With the current code, yes - it may be. In case, [*] condition (see
above) comes into play (and these 'inactive' ticks were not really
inactive as described above).

> Even though this lost ticks loop is easily triggered with user-based lrqs,
> I think the same "loop" can be seen in current CFS code (i.e say v16)
> when low level timer interrupt handler replays such lost timer ticks (say we
> were in a critical section for some time with timer interrupt disabled).
> As an example see arch/powerpc/kernel/time.c:timer_interrupt() calling
> account_process_time->scheduler_tick in a loop.
>
> If there is any bug in 'replay lost ticks' loop in the patch I posted, then
> it should already be present in current (i.e v16) implementation of
> update_load_fair()?

I think, you are right.

>
> Yes, patch #5 introduces group-aware load-balance. It is two-step:
>
> First, we identify busiest group and busiest queue, based on
> rq->raw_weighted_load/cpu_load (which is accumulation of weight from all
> clases on a CPU). This part of the code is untouched.

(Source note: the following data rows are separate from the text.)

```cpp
template <int WR, int WC, int NTW, int KC, int S_STAGES, int LW, bool PAIR = false>
__global__ __launch_bounds__(64 * (WR * WC + LW)) void conv_apply_s(const float* __restrict__ feat, const unsigned short* __restrict__ Ws,
                                                             const float* __restrict__ bias, const int32_t* __restrict__ nbr,
                                                             const int32_t* __restrict__ order, int n_rows, int K, int Cred, int Cres,
                                                             float* __restrict__ out, int flags, const BnFuse bn) {
  extern __shared__ __attribute__((aligned(16))) char smem[];
  constexpr int NW = WR * WC, THREADS = 64 * (NW + LW);
  constexpr int NLD = LW ? LW : NW;
  constexpr int TM = 16 * WR, TN = 16 * NTW * WC;
  constexpr int UPA = KC / 4, UPB = KC / 8;
  constexpr int A_UNITS = TM * UPA, B_UNITS = 3 * TN * UPB;
  static_assert(A_UNITS % 64 == 0 && B_UNITS % 64 == 0, "whole DMA instructions");
  constexpr int NAI_TOTAL = A_UNITS / 64, NAI = (NAI_TOTAL + NLD - 1) / NLD;
  constexpr int NBI_TOTAL = B_UNITS / 64, NBI = (NBI_TOTAL + NLD - 1) / NLD;
  static_assert(LW == 0 || (NAI_TOTAL % LW == 0 && NBI_TOTAL % LW == 0), "the loader waves share the pieces evenly");
// ... 196 lines not shown
      if (ev) ec = bn_eval_col(bn, col);
#pragma unroll
      for (int r = 0; r < 4; ++r) {
        const int row = s_row[wr * 16 + kg * 4 + r];
        valid[r] = row >= 0;
        const float sum = acc[nt][r] + (accm[nt][r] + accs[nt][r]);
        float v = bias ? (sum + bv0) : sum;
        if (ev) v = bn_affine(v, ec.m, ec.rs, ec.g, ec.b, bn.ev_relu);
        if (row >= 0) out[(size_t)row * Cres + col] = v;
        vals[nt][r] = v;
      }
    }
  }
  if (bn.slots) {
    if (computes) bn_fuse_wave<NTW>(bn, vals, valid, n0 + wc * NTW * 16, (int)((bx * WR + wr) & (bn.nslots - 1)));
    bn_fuse_finish(bn, (int*)smem, (double*)(smem + 16));
  }
}

size_t lds_bytes_s(int tm, int tn, int kc, int K, int stages) {
  return (size_t)stages * ((size_t)tm * kc * 4 + (size_t)3 * tn * kc * 2) + apply_tail_bytes(tm, K);
}

template <int WR, int WC, int NTW, int KC, int S_STAGES, int LW = 0, bool PAIR = false>
int launch_s(const float* feat, const unsigned short* Ws, const float* bias, const int32_t* nbr, const int32_t* order, int n_rows, int K, int Cred,
             int Cres, float* out, int flags, hipStream_t stream, const BnFuse& bn, int zsplit) {
  constexpr int TM = 16 * WR, TN = 16 * NTW * WC;
  return apply_launch<conv_apply_s<WR, WC, NTW, KC, S_STAGES, LW, PAIR>>("conv_apply_s", dim3(btc_cdiv(n_rows, TM), Cres / TN, zsplit), 64 * (WR * WC + LW),
                                                                        lds_bytes_s(TM, TN, KC, K, S_STAGES), stream, feat, Ws, bias, nbr, order, n_rows, K,
                                                                        Cred, Cres, out, flags, bn);
}
// ... 36 lines not shown
  }
  if (bn.slots) {
    const int slot = (int)((blockIdx.x * 4 + wave) & (bn.nslots - 1));
#pragma unroll
    for (int e = 0; e < 4; ++e) {
      s1[e] += __shfl_xor(s1[e], 16, 64);
      s2[e] += __shfl_xor(s2[e], 16, 64);
      s1[e] += __shfl_xor(s1[e], 32, 64);
      s2[e] += __shfl_xor(s2[e], 32, 64);
      if (lane < 16 && col + e < bn.C) {
        double* p = bn.slots + ((size_t)slot * 2) * BN_FUSE_CMAX + col + e;
        unsafeAtomicAdd(p, s1[e]);
        unsafeAtomicAdd(p + BN_FUSE_CMAX, s2[e]);
      }
    }
    bn_fuse_finish(bn, &s_flag);
  }
}

constexpr int SPLIT_MULTI_MAX = 32;
struct SplitTable {
  const float* W[SPLIT_MULTI_MAX];
  unsigned short* w_s[SPLIT_MULTI_MAX];
  unsigned short* wt_s[SPLIT_MULTI_MAX];
  int K[SPLIT_MULTI_MAX], Cin[SPLIT_MULTI_MAX], Cout[SPLIT_MULTI_MAX], first_block[SPLIT_MULTI_MAX + 1];
  int n;
};

__global__ __launch_bounds__(256) void weights_split3_multi(const SplitTable t) {
  int s = 0;
  while (s + 1 < t.n && (int)blockIdx.x >= t.first_block[s + 1]) ++s;
// ... 176 lines not shown
```

btcdet_amd/csrc/sparse_conv.hip:

```cpp
#include "conv_tile.h"

namespace {

constexpr int KC = 32;
constexpr int LDA = KC + 2;

template <int NT, bool TRANS_W, bool VEC, int KB, int THREADS>
__global__ __launch_bounds__(THREADS) void conv_apply(const float* __restrict__ feat, const float* __restrict__ W,
                                                  const float* __restrict__ bias, const int32_t* __restrict__ nbr,
                                                  int n_rows, int K, int Cred, int Cres, float* __restrict__ out, int mirror, const BnFuse bn) {
  extern __shared__ __attribute__((aligned(16))) char smem[];
  constexpr int TM = THREADS / 4;
  constexpr int LDB = ldb_of(NT);
  constexpr int NB = NT * 512 / THREADS;
  float* As = (float*)smem;
  float* Bs = As + KB * TM * LDA;
  int32_t* s_nbr = (int32_t*)(Bs + KB * KC * LDB);
  int32_t* s_kact = s_nbr + TM * K;
  int32_t* s_nact = s_kact + K;

  const int tid = threadIdx.x, lane = tid & 63, wave = tid >> 6;
  const int row0 = blockIdx.x * TM;
  const int n0 = blockIdx.y * (NT * 16);

// ... 126 lines not shown
#pragma unroll
        for (int nt = 0; nt < NT; ++nt) acc[nt] = __builtin_amdgcn_mfma_f32_16x16x4f32(a, bp[nt * 16], acc[nt], 0, 0, 0);
      }
    }
  }

  float vals[NT][4];
  bool valid[4];
  int rows[4];
#pragma unroll
  for (int r = 0; r < 4; ++r) rows[r] = row0 + wave * 16 + kq * 4 + r < n_rows ? row0 + wave * 16 + kq * 4 + r : -1;
  const bool ev = !TRANS_W && bn.ev_mean != nullptr;
  apply_tile_epilogue<NT, true>(acc, rows, n0, bias, Cres, out, bn, ev, vals, valid);
  if (bn.slots) {
    bn_fuse_wave<NT>(bn, vals, valid, n0, (int)((blockIdx.x * (THREADS / 64) + wave) & (bn.nslots - 1)));
    bn_fuse_finish(bn, (int*)smem, (double*)(smem + 16));
  }
}

constexpr int WS_WAVES = 16;
constexpr int WS_KB = 8;
constexpr int WS_Q = 2;
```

I'll take a look (e.g. I guess, we have got a notion of "user's
weght"... so does/how a user's weight contribute to his tasks weight..
otherwise, I think, the approach of determining
the busiest CPU based only on pure tasks' weight would be wrong.. will
look at it first).

> > If it's user's lrq :: cpu_load[] .. then it _still_ shows the load at
> > the moment of T1 while we are at the moment T2 (and user1 was not
> > active during dT)..
>
> Good point. So how do we solve this? I really really want to avoid
> running update_load_fair() on all lrq's every tick (it will be a massive
> overhead).

yeahh.. have to think about it.
btw, I recall the patch #4 adds some light but noticeable overhead,
right? did you look at where exactly the overhead comes from?

>  I am assuming that lrqs don't remain inactive for a long time
> (given CFS's fairness promise!) and hence probably their cpu_load[] also
> won't be -that- stale in practice?

I guess, it's not only about CFS but about the users' behavior, which
is something
we can't control and so can't rely on it.
Say, a user was active till the moment T1 and then just gone.. - all
his tasks are really inactive.
So at the moment T2 user's Irq :: cpu_load will still express the
situation at the moment T1?
As long as user's lrq is not involved in 'load balancing', this
inaccuracy can be revealed only if the info is exported via /proc.

But say, user's task becomes finally active after _a lot_ of inactive
ticks (the user came back).. now it's in the rq and waiting for its
turn (which can be easily > 1 tick).. in the mean time 'load
balancing' is triggered.. and it considers the old lrq :: cpu_load[]
...

P.S.

just a personal impression.. I'm quite confused by this 'lrq' name...
it looks pretty similar to 'Irq' (with a big 'i') and I can't stop
reading it as 'IRQ'  [ chores: so stop it! ]

would be smth like 'cfs_rq' or even 'sched_rq' better? :-)

> --
> Regards,
> vatsa

-- 
Best regards,
Dmitry Adamushko